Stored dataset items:

++++++

# TEAM-AIOLY/OCM-VAE-SIMCA

Measured on AMD Instinct MI355X. Metric: spectra/sec SIMCA fit+Q/T² score at 1M×2048, higher is better.
Workload: dtype f32

## Files before the change

### ocm-vae-simca_amd/csrc/ocm_gram.hip

```cpp
#include <cstring>
#include <string>
#include <vector>

#include "ocm_internal.h"

namespace {

__device__ __forceinline__ float load_y(const float* __restrict__ X, int64_t ldx, int64_t r, int col, int p,
                                        const PrepArgs& pa) {
  if (pa.w == 0 && !pa.snv) return X[r * ldx + col];
  float m = 0.f, sc = 1.f;
  if (pa.snv) {
    m = pa.rowstat[2 * r];
    sc = pa.rowstat[2 * r + 1];
  }
  return ocm::prep_elem(X + r * ldx, p, col, pa, m, sc);
}


constexpr int MAXSEG = 32;

struct SegTable {
  int64_t begin[MAXSEG + 1];
  int32_t cprefix[MAXSEG + 1];
  int32_t nseg;
  int32_t chunk_rows;
};

__device__ __forceinline__ void tile_coords(int t, int nt, int& ti, int& tj) {
  ti = 0;
  while (t >= nt - ti) {
    t -= nt - ti;
    ++ti;
  }
  tj = ti + t;
}

template <int GT, int BK_>
struct GramCfg {
  static constexpr int BK = BK_;
  static constexpr int WN = GT / 64;
  static constexpr int THREADS = 2 * WN * 64;
  static constexpr int MT = GT / 64;
  static constexpr int C4 = GT / 4;
  static constexpr int RSTEP = THREADS / C4;
  static constexpr int LPP = BK / RSTEP;
};

constexpr int GATHER_MAX_CHUNK = 2048;

template <int GT, int BK_, bool VEC, bool GATHER>
__global__ __launch_bounds__(GT * 2, 2) void k_gram(
    const float* __restrict__ X, int64_t ldx, const int64_t* __restrict__ rows, int p, const float* __restrict__ shift,
    SegTable st, int nt, int ntiles, int total_wg, float* __restrict__ part, double* __restrict__ colpart) {
  using Cfg = GramCfg<GT, BK_>;
  constexpr int BK = Cfg::BK, MT = Cfg::MT, LPP = Cfg::LPP, RSTEP = Cfg::RSTEP;
// ... 1224 lines not shown
  const int tid = threadIdx.x, tx = tid & 15, ty = tid >> 4;
  const int gI = I / Q8GROUP, gJ = J / Q8GROUP;
  double acc[4][4] = {};
  for (int64_t f0 = fa; f0 < fb; f0 += FX_R) {
    const int nr = (int)min<int64_t>(FX_R, fb - f0);
    __syncthreads();
    for (int e = tid; e < FX_R * FX_T; e += 256) {
      const int r = e / FX_T, c = e % FX_T;
      double a = 0.0, b = 0.0;
      if (r < nr) {
        const int64_t pos = list[f0 + r];
        const int64_t xrow = rows ? rows[pos] : pos;
        if (I + c < p) a = (double)load_y(X, ldx, xrow, I + c, p, pa) - (double)shift[I + c];
        if (J + c < p) b = (double)load_y(X, ldx, xrow, J + c, p, pa) - (double)shift[J + c];
      }
      yi[r][c] = a;
      yj[r][c] = b;
    }
    if (tid < FX_R) {
      uint32_t m = 0;
      if (tid < nr) {
        const int64_t pos = list[f0 + tid];
        auto bit = [&](int g) { return (flags[(size_t)pos * fw + (g >> 5)] >> (g & 31)) & 1u; };
        m = bit(gI) | (bit(gI + 1) << 1) | (bit(gJ) << 2) | (bit(gJ + 1) << 3);
      }
      mk[tid] = m;
    }
    __syncthreads();
    for (int r = 0; r < nr; ++r) {
      const uint32_t m = mk[r];
      const bool mi = (m >> (ty >> 3)) & 1u;
      const bool mj = (m >> (2 + (tx >> 3))) & 1u;
      if (!(mi || mj)) continue;
#pragma unroll
      for (int a = 0; a < 4; ++a) {
        const double u = yi[r][4 * ty + a];
#pragma unroll
        for (int b = 0; b < 4; ++b) acc[a][b] = fma(u, yj[r][4 * tx + b], acc[a][b]);
      }
    }
  }
  double* Gs = G + (size_t)seg * p * p;
#pragma unroll
  for (int a = 0; a < 4; ++a)
#pragma unroll
    for (int b = 0; b < 4; ++b) {
      const int gi = I + 4 * ty + a, gj = J + 4 * tx + b;
      if (gi >= p || gj >= p) continue;
      Gs[(size_t)gi * p + gj] += acc[a][b];
      if (ti != tj) Gs[(size_t)gj * p + gi] += acc[a][b];
    }
}
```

++++++

DIRECTIONS:
Show the lines in the entries above that include the string "double".

WRITTEN ANSWER:
    SegTable st, int nt, int ntiles, int total_wg, float* __restrict__ part, double* __restrict__ colpart) {
  double acc[4][4] = {};
      double a = 0.0, b = 0.0;
        if (I + c < p) a = (double)load_y(X, ldx, xrow, I + c, p, pa) - (double)shift[I + c];
        if (J + c < p) b = (double)load_y(X, ldx, xrow, J + c, p, pa) - (double)shift[J + c];
        const double u = yi[r][4 * ty + a];
  double* Gs = G + (size_t)seg * p * p;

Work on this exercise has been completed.